Please provide the company's website URL:
https://thinksurance.de/kontakt/
Duration: 1.349047041s
Result: {
"company": {
"address": {
"city": "Frankfurt am Main",
"streetName": "Niddastraße",
"streetNumber": "91"
},
"description": "Thinksurance GmbH is a company offering...",
"name": "Thinksurance GmbH"
}
}
Process finished with the exit code 0Back to 1.3 seconds, with identical output quality.
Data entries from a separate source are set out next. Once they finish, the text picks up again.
@@ -71,6 +76,65 @@
     s->pos = pos;
 }
 
+constexpr int ADV_W = 32;
+MT_INLINE void advance_body(MtState *s, int32_t n)
+{
+    int32_t i = n - 1;
+    int pos = s->pos;
+    uint32_t t[MT_N];
+    int t_lo = MT_N;
+    while (i >= 1) {
+        const uint32_t mask = 0xffffffffu >> __builtin_clz((uint32_t)i);
+        const int32_t lo = (int32_t)(mask >> 1);
+        while (i > lo) {
+            if (pos == MT_N) { mt_gen(s); pos = 0; t_lo = MT_N; }
+            if (t_lo > pos) {
+                for (int k = pos; k < MT_N; ++k) {
+                    uint32_t y = s->key[k];
+                    y ^= (y >> 11);
+                    y ^= (y << 7) & 0x9d2c5680u;
+                    y ^= (y << 15) & 0xefc60000u;
+                    y ^= (y >> 18);
+                    t[k] = y;
+                }
+                t_lo = pos;
+            }
+            while (pos + ADV_W <= MT_N && i - ADV_W > lo) {
+                const int32_t sure = i - ADV_W;
+                int below = 0, within = 0;
+                for (int k = 0; k < ADV_W; ++k) {
+                    const int32_t v = (int32_t)(t[pos + k] & mask);
+                    below += v <= sure ? 1 : 0;
+                    within += v <= i ? 1 : 0;
+                }
+                if (below != within) {
+                    below = 0;
+                    for (int k = 0; k < ADV_W; ++k) below += (int32_t)(t[pos + k] & mask) <= i - below ? 1 : 0;
+                }
+                i -= below;
+                pos += ADV_W;
+            }
+            while (pos < MT_N && i > lo) i -= (t[pos++] & mask) <= (uint32_t)i ? 1 : 0;
+        }
+    }
+    s->pos = pos;
+}
+
+void advance_portable(MtState *s, int32_t n) { advance_body(s, n); }
+#if defined(__x86_64__) && !defined(__HIP_DEVICE_COMPILE__)
+#define MV3D_ADVANCE_AVX2 1
+__attribute__((target("avx2"))) void advance_avx2(MtState *s, int32_t n) { advance_body(s, n); }
+#endif
+
+void advance_permutation(MtState *s, int32_t n, bool force_portable = false)
+{
+#ifdef MV3D_ADVANCE_AVX2
+    static const bool wide = __builtin_cpu_supports("avx2");
+    if (wide && !force_portable) { advance_avx2(s, n); return; }
+#endif
+    advance_portable(s, n);
+}
+
 }
 
 extern "C" int mv3d_legacy_permutation(void *mt19937_state, int32_t n, int32_t *out)
@@ -82,20 +146,37 @@
     return MV3D_OK;
 }
 
-extern "C" int mv3d_draw_training_subsamples(void *mt19937_state, int batch, const mv3d_draw_frame *frames,
-                                             const mv3d_draw_params *par, int32_t *lists, size_t lists_cap, int32_t *sizes,
-                                             int32_t *scratch, size_t scratch_cap)
-{
+extern "C" int mv3d_legacy_permutation_advance(void *mt19937_state, int32_t n, int force_portable)
+{
+    if (!mt19937_state || n < 0) return MV3D_ERR_INVALID_ARG;
+    MtState *s = (MtState *)mt19937_state;
+    if (s->pos < 0 || s->pos > MT_N) return MV3D_ERR_INVALID_ARG;
+    advance_permutation(s, n, force_portable != 0);
+    return MV3D_OK;
+}
+
+int mv3d_draw_plan(void *mt19937_state, int batch, const mv3d_draw_frame *frames, const mv3d_draw_params *par, int32_t *lists,
+                   size_t lists_cap, int32_t *sizes, int32_t *scratch, size_t scratch_cap, int32_t defer_min, Mv3dDrawJob *jobs,
+                   int max_jobs, int *njobs)
+{
+    if (njobs) *njobs = 0;
     if (!mt19937_state || batch <= 0 || !frames || !par || !lists || !sizes || !scratch) return MV3D_ERR_INVALID_ARG;
+    if (defer_min > 0 && (!jobs || !njobs || max_jobs < 2 * batch)) return MV3D_ERR_INVALID_ARG;
     MtState *s = (MtState *)mt19937_state;
     if (s->pos < 0 || s->pos > MT_N) return MV3D_ERR_INVALID_ARG;
     size_t o = 0;
-    auto emit = [&](int32_t n, int32_t take, bool draw, int32_t *size_out) -> bool {
+    int nj = 0;
+    auto emit = [&](int32_t n, int32_t take, bool draw, int32_t *size_out, bool big) -> bool {
         *size_out = 0;
         if (!draw) return true;
         if (n < 0 || (size_t)n > scratch_cap || take < 0 || take > n || o + (size_t)take > lists_cap) return false;
         if (take == n) {
             permutation(s, n, lists + o);
+        } else if (big && defer_min > 0 && n >= defer_min) {
+            Mv3dDrawJob &j = jobs[nj++];
+            j.snapshot = *s;
+            j.n = n; j.take = take; j.dst = lists + o;
+            advance_permutation(s, n);
         } else {
             permutation(s, n, scratch);
             memcpy(lists + o, scratch, (size_t)take * sizeof(int32_t));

To be clear, the reasoning is not bad — it is that reasoning should
match the task. For complex analysis, multi-step problem solving, or ambiguous requirements, higher reasoning_effort
earns its cost. For deterministic extraction with a well-defined schema, minimal is the right setting. Matching the
effort level to the task is one of the more impactful tuning decisions you can make when running LLMs in production at volume.
Conclusion #
The Chat Completions API gives you more control than most developers use. response_format with a JSON Schema turns
the model into a reliable data extraction tool — no parsing hacks, no fragile string matching, just structured output
you can trust. reasoning_effort lets you tune the cost-latency trade-off for models that reason by default, and
the difference between the wrong and right setting can be an order of magnitude. Neither parameter requires complex
code changes; both have an immediate effect on what the model produces and how quickly it produces it.